LBird D O E S N 'T  T H I N K  T H A T  A N Y  T H E O R Y  I S  A S  G O O D  A S  A N O T H E R.

LL wrote:
Has there been any progress in the scientific description of the world?

Whoa! I thought we were sticking to basics? To answer that question, we have to know what 'science' is!

That's what we're trying to do: decide what science and its method is, so we can try to estimate whether there has been any 'progress' (another troublesome concept).

So, LL, and any other comrades who wish to discuss 'science', what 'theory of knowledge' do you employ? Then, we can compare various 'theories of knowledge' used by scientists, including Marx, and try to establish what 'science' is.

Which is what I've been trying to do for months, but...

This time, if I don't get an answer about which theory of knowledge my antagonists are using, I'll assume that they don't really wish to discuss 'science', and that my time is being wasted even further. These discussions are 'going round in circles' because no-one will answer this vital question.

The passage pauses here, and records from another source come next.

template <int H, int D, int CP, int NT>
__device__ __forceinline__ void stat_pass(const BeamParams& p, const float* sW, float* XA, float* XB, const ColCtx cc, int m0,
                                          int Mp, float* pool_mean_g, float* pool_hidden_g, float* scratch_g, unsigned* bar,
                                          unsigned& epoch, int q, int tid, long long* ph, long long& tmark) {
  using S = StatCfg<H, D>;
  const size_t lane_pool_h = (size_t)p.P * H, lane_pool_m = (size_t)p.P * D;
  stat_dot<H, S::R0, CP, NT>(sW, S::LD, 0, XA, XB, Mp, tid);
  named_bar_sync(1, NT);
  if (tid < S::UG * CP) {
    const int m = tid % CP, u = tid / CP, j = q * S::UG + u;
    if (m < Mp) {
      const float ar = stat_sum<S::R0, CP, NT>(XB, 0 * S::UG + u, m);
      const float az = stat_sum<S::R0, CP, NT>(XB, 1 * S::UG + u, m);
      const float an = stat_sum<S::R0, CP, NT>(XB, 2 * S::UG + u, m);
      const float* gi = p.gi + (size_t)cc.girow[m0 + m] * 3 * H;
      const float r = sigmoid_f32(__fadd_rn(gi[j], __fadd_rn(ar, __ldg(p.bhh + j))));
      const float z = sigmoid_f32(__fadd_rn(gi[H + j], __fadd_rn(az, __ldg(p.bhh + H + j))));
      const float n = tanhf(__fadd_rn(gi[2 * H + j], __fmul_rn(r, __fadd_rn(an, __ldg(p.bhh + 2 * H + j)))));
      const float ho = XA[(size_t)j * CP + m];
      pool_hidden_g[(size_t)cc.lane[m0 + m] * lane_pool_h + (size_t)cc.dst[m0 + m] * H + j] =
          __fadd_rn(__fmul_rn(__fsub_rn(ho, n), z), n);
    }
  }
  stat_group_sync<NT>(bar, epoch, tid);
  if (tid == 0) { const long long now_ = clock64(); ph[2] += now_ - tmark; tmark = now_; }
  for (int i = tid; i < Mp * H; i += NT) {
    const int m = i / H, k = i % H;
    XA[(size_t)k * CP + m] = __ldcg(pool_hidden_g + (size_t)cc.lane[m0 + m] * lane_pool_h + (size_t)cc.dst[m0 + m] * H + k);
  }
  named_bar_sync(1, NT);
  stat_dot<H, S::R1, CP, NT>(sW, S::LD, S::R0, XA, XB, Mp, tid);
  named_bar_sync(1, NT);
  if (tid < S::R1 * CP) {
    const int m = tid % CP, u = tid / CP, j = q * S::R1 + u;
    if (m < Mp)
      scratch_g[(size_t)m * H + j] = fmaxf(__fadd_rn(stat_sum<S::R1, CP, NT>(XB, u, m), __ldg(p.b1 + j)), 0.f);
  }
  stat_group_sync<NT>(bar, epoch, tid);
  if (tid == 0) { const long long now_ = clock64(); ph[3] += now_ - tmark; tmark = now_; }
  for (int i = tid; i < Mp * H; i += NT) {
    const int m = i / H, k = i % H;
    XA[(size_t)k * CP + m] = __ldcg(scratch_g + (size_t)m * H + k);
  }
  named_bar_sync(1, NT);
  stat_dot<H, S::R2, CP, NT>(sW, S::LD, S::R0 + S::R1, XA, XB, Mp, tid);
  named_bar_sync(1, NT);
  if (tid < S::R2 * CP) {
    const int m = tid % CP, u = tid / CP, d = q * S::R2 + u;
    if (m < Mp) {
      const float mval = __fadd_rn(stat_sum<S::R2, CP, NT>(XB, u, m), __ldg(p.b2 + d));
      const int n = cc.vis[m0 + m];
      const float mu_old = __ldcg(pool_mean_g + (size_t)cc.lane[m0 + m] * lane_pool_m + (size_t)cc.src[m0 + m] * D + d);
      const float mu = (n == 0) ? mval : __fdiv_rn(__fadd_rn(__fmul_rn(mu_old, (float)(n - 1)), mval), (float)n);
      pool_mean_g[(size_t)cc.lane[m0 + m] * lane_pool_m + (size_t)cc.dst[m0 + m] * D + d] = mu;
    }
  }
  stat_group_sync<NT>(bar, epoch, tid);
}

It's as if comrades don't think that they employ a theory of knowledge! And that 'common sense' is enough to discuss these issues, and that further reading is not required!

BTW, if comrades don't like the 'tone' of this contribution, it's the theory of 'exasperation' in practice.

LoneLondoner
Try again

Well, as I have made perfectly clear already I think it is completely false to describe Engels as a "naive realist" - but before we get on to theories of science (which is where we have gone around in circles up to now), please answer the specific part of my first question (is Einstein an advance over Newton etc), then the second question ("practice" being a bit woolly IMHO).

Thanks!

LBird
Let's just skip the theory, eh, and deal with the real world

LoneLondoner wrote:
...but before we get on to theories of science...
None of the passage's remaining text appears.